US Pending Home Sales Up In October Amid Rising Interest Rates Concern - Realtors Group

US Pending Home Sales Up in October Amid Rising Interest Rates Concern - Realtors Group

US pending home sales, or signed contracts to buy existing homes, rose 7.5% in October from a decline the previous month as purchasers sought to get ahead of a widely anticipated hike in interest and mortgage rates, the National Association of Realtors (NAR) said

WASHINGTON (UrduPoint News / Sputnik - 29th November, 2021) US pending home sales, or signed contracts to buy existing homes, rose 7.5% in October from a decline the previous month as purchasers sought to get ahead of a widely anticipated hike in interest and mortgage rates, the National Association of Realtors (NAR) said.

"Motivated by fast-rising rents and the anticipated increase in mortgage rates, consumers that are on strong financial footing are signing contracts to purchase a home sooner rather than later," NAR Chief Economist Lawrence Yun said in a news release. "This solid buying is a testament to demand still being relatively high, as it is occurring during a time when inventory is still markedly low."

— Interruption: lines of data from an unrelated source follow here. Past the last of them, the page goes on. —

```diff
@@ -1333,9 +1437,13 @@
     }
     wave_sync();
     HS_TICK(1)
+    unsigned wallsX, wallsY;
+    stage_walls_store(R, stage_walls_load(S));
+    wave_sync();
+    wall_strip_masks(R, wallsX, wallsY);
 #pragma unroll 1
     for (int sub = 0; sub < kNumSubsteps; ++sub) {
-        const ItemCounts ic = phase_detect<ROUNDS>(S, R, NS);
+        const ItemCounts ic = phase_detect<ROUNDS>(S, R, NS, wallsX, wallsY);
         HS_TICK(2)
         substep_rest<ROUNDS>(S, R, br, nbodies, NS, ic, sub + 1 < kNumSubsteps, aforce HS_TICK_ARGS);
     }
```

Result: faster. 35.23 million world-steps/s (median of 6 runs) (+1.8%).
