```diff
@@ -179,7 +140,54 @@
 #pragma unroll
         for (int j = 0; j < A; ++j) act[j] = fmaf(a.expl_sigma, eps[j], act[j]);
     }
-    collect_step_tail<KIND>(a, e, xtile + r * INP, act, logp);
+    collect_step_tail<KIND>(a, e, obs, act, logp);
+}
+
+template <int KIND, int H>
+__global__ void __launch_bounds__(MLP_TPB, 1)
+rollout_step_kernel(const fsrl_rollout_t a, int n_steps) {
+    using E_ = Env<KIND>;
+    using TT = MlpTile<H>;
+    constexpr int D = E_::D;
+    extern __shared__ __align__(16) float smem[];
+    fsrl_collect_stats_t* st = a.stats;
+    if (st->finished) return;
+
+    const int tid = threadIdx.x;
+    const int e0 = blockIdx.x * TT::R;
+    const Mlp3& actor = *reinterpret_cast<const Mlp3*>(&a.actor);
+    const MlpSmem<H> sm(smem, D, actor.out);
+    constexpr int INP = TT::in_pad(D);
+    float* xtile = sm.x;
+    const int r = tid / TT::PARTS, part = tid % TT::PARTS;
+    const int e = e0 + r;
+
+    __shared__ int s_any;
+    for (int step = 0; step < n_steps; ++step) {
+        if (tid == 0) s_any = 0;
+        __syncthreads();
+        if (tid < TT::R) {
+            const int et = e0 + tid;
+            if (et < a.E && a.active[et]) s_any = 1;
+        }
+        __syncthreads();
+        if (!s_any) return;
+
+        mlp_stage_rows<H>(sm, D, [&](int rr) -> const float* {
+            const int et = e0 + rr;
+            return et < a.E ? a.obs_cur + (size_t)et * D : nullptr;
+        });
+        __syncthreads();
+
+        float out[MLP_MAX_OUT];
+        if (a.mode != FSRL_MODE_RANDOM) {
+            mlp_hidden_forward<H>(actor, sm);
+            mlp_head_forward<H>(actor, sm, out);
+        }
+
+        if (part == 0 && e < a.E && a.active[e]) fused_step_env<KIND>(a, e, out, xtile + r * INP);
+        __syncthreads();
+    }
 }
 
 template <int KIND>
@@ -369,7 +377,7 @@
 }
 
 template <int KIND>
-static int launch_step_h(const fsrl_rollout_t& a, cudaStream_t s) {
+static int launch_steps_h(const fsrl_rollout_t& a, int n_steps, bool one_launch, cudaStream_t s) {
     const int H = a.actor.H;
 #define GO(HH)                                                                                   \
     {                                                                                            \
@@ -382,7 +390,19 @@
             attr_done = true;                                                                    \
         }                                                                                        \
         const int grid = (a.E + TT::R - 1) / TT::R;                                              \
-        rollout_step_kernel<KIND, HH><<<grid, MLP_TPB, smem, s>>>(a);                            \
+        if (one_launch) {                                                                        \
+            rollout_step_kernel<KIND, HH><<<grid, MLP_TPB, smem, s>>>(a, n_steps);               \
+            FSRL_LAUNCH_CHECK();                                                                 \
+            rollout_resolve_kernel<KIND><<<1, 1024, 0, s>>>(a);                                  \
+            FSRL_LAUNCH_CHECK();                                                                 \
+        } else {                                                                                 \
+            for (int i = 0; i < n_steps; ++i) {                                                  \
+                rollout_step_kernel<KIND, HH><<<grid, MLP_TPB, smem, s>>>(a, 1);                 \
+                FSRL_LAUNCH_CHECK();                                                             \
+                rollout_resolve_kernel<KIND><<<1, 1024, 0, s>>>(a);                              \
+                FSRL_LAUNCH_CHECK();                                                             \
+            }                                                                                    \
+        }                                                                                        \
     }
     switch (H) {
         case 64: GO(64) break;
@@ -392,9 +412,6 @@
         default: set_error("rollout: hidden width %d unsupported (64/128/256/512)", H); return FSRL_EINVAL;
     }
 #undef GO
-    FSRL_LAUNCH_CHECK();
-    rollout_resolve_kernel<KIND><<<1, 1024, 0, s>>>(a);
-    FSRL_LAUNCH_CHECK();
     return FSRL_OK;
 }
 
@@ -527,11 +544,12 @@
     FSRL_REQUIRE(a->mode == FSRL_MODE_RANDOM || (a->actor.w1t && a->actor.w2t && a->actor.w3t),
                  "rollout: null actor weights");
     FSRL_REQUIRE(a->actor.out <= MLP_MAX_OUT, "rollout: actor out dim %d > %d", a->actor.out, MLP_MAX_OUT);
+    if (n_steps == 0) return FSRL_OK;
     cudaStream_t s = static_cast<cudaStream_t>(stream);
-    for (int i = 0; i < n_steps; ++i) {
-        DISPATCH_KIND(a->kind, { int r2 = launch_step_h<K>(*a, s); if (r2) return r2; });
-    }
-    return FSRL_OK;
+    const char* per_step = getenv("FSRL_ROLLOUT_PER_STEP");
+    const bool one_launch = a->inline_done && !(per_step && atoi(per_step) != 0);
+    DISPATCH_KIND(a->kind, rc = launch_steps_h<K>(*a, n_steps, one_launch, s));
+    return rc;
 }
 
 extern "C" int fsrl_rollout_steps_act(const fsrl_rollout_t* a, const float* act, void* stream) {
```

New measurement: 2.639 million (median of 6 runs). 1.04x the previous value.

Pending home sales fell an unexpected 2.3% in September, according to NAR's records.

October's surge was probably the result of the desire of home buyers to try and lock in a purchase before the year ended as many continued to find very limited homes listed for sale, NAR said.

Total housing inventory at the end of October was down 0.8% from September, when it stood at 1.25 million units, and down 12.0% from one year ago, when it was at 1.42 million, NAR said.

At October's sales pace, what was sold represented a 2.4-month supply. A balanced market would be represented by sales of 4 to 6-month supply, NAR said.

Dire housing shortages in the United States since the financial crisis of 2007-2008 and last year's coronavirus outbreak have pushed up existing home prices to beyond the means of many Americans.

The median selling price for existing-homes in the United States rose 17.8% in July from a year earlier to hit a record high of $359,900.

To compound the housing problem, the Federal Reserve is expected to raise interest rates anywhere between the middle and end of 2022 in what would be the first hike of its kind since the COVID-19 outbreak in 2020.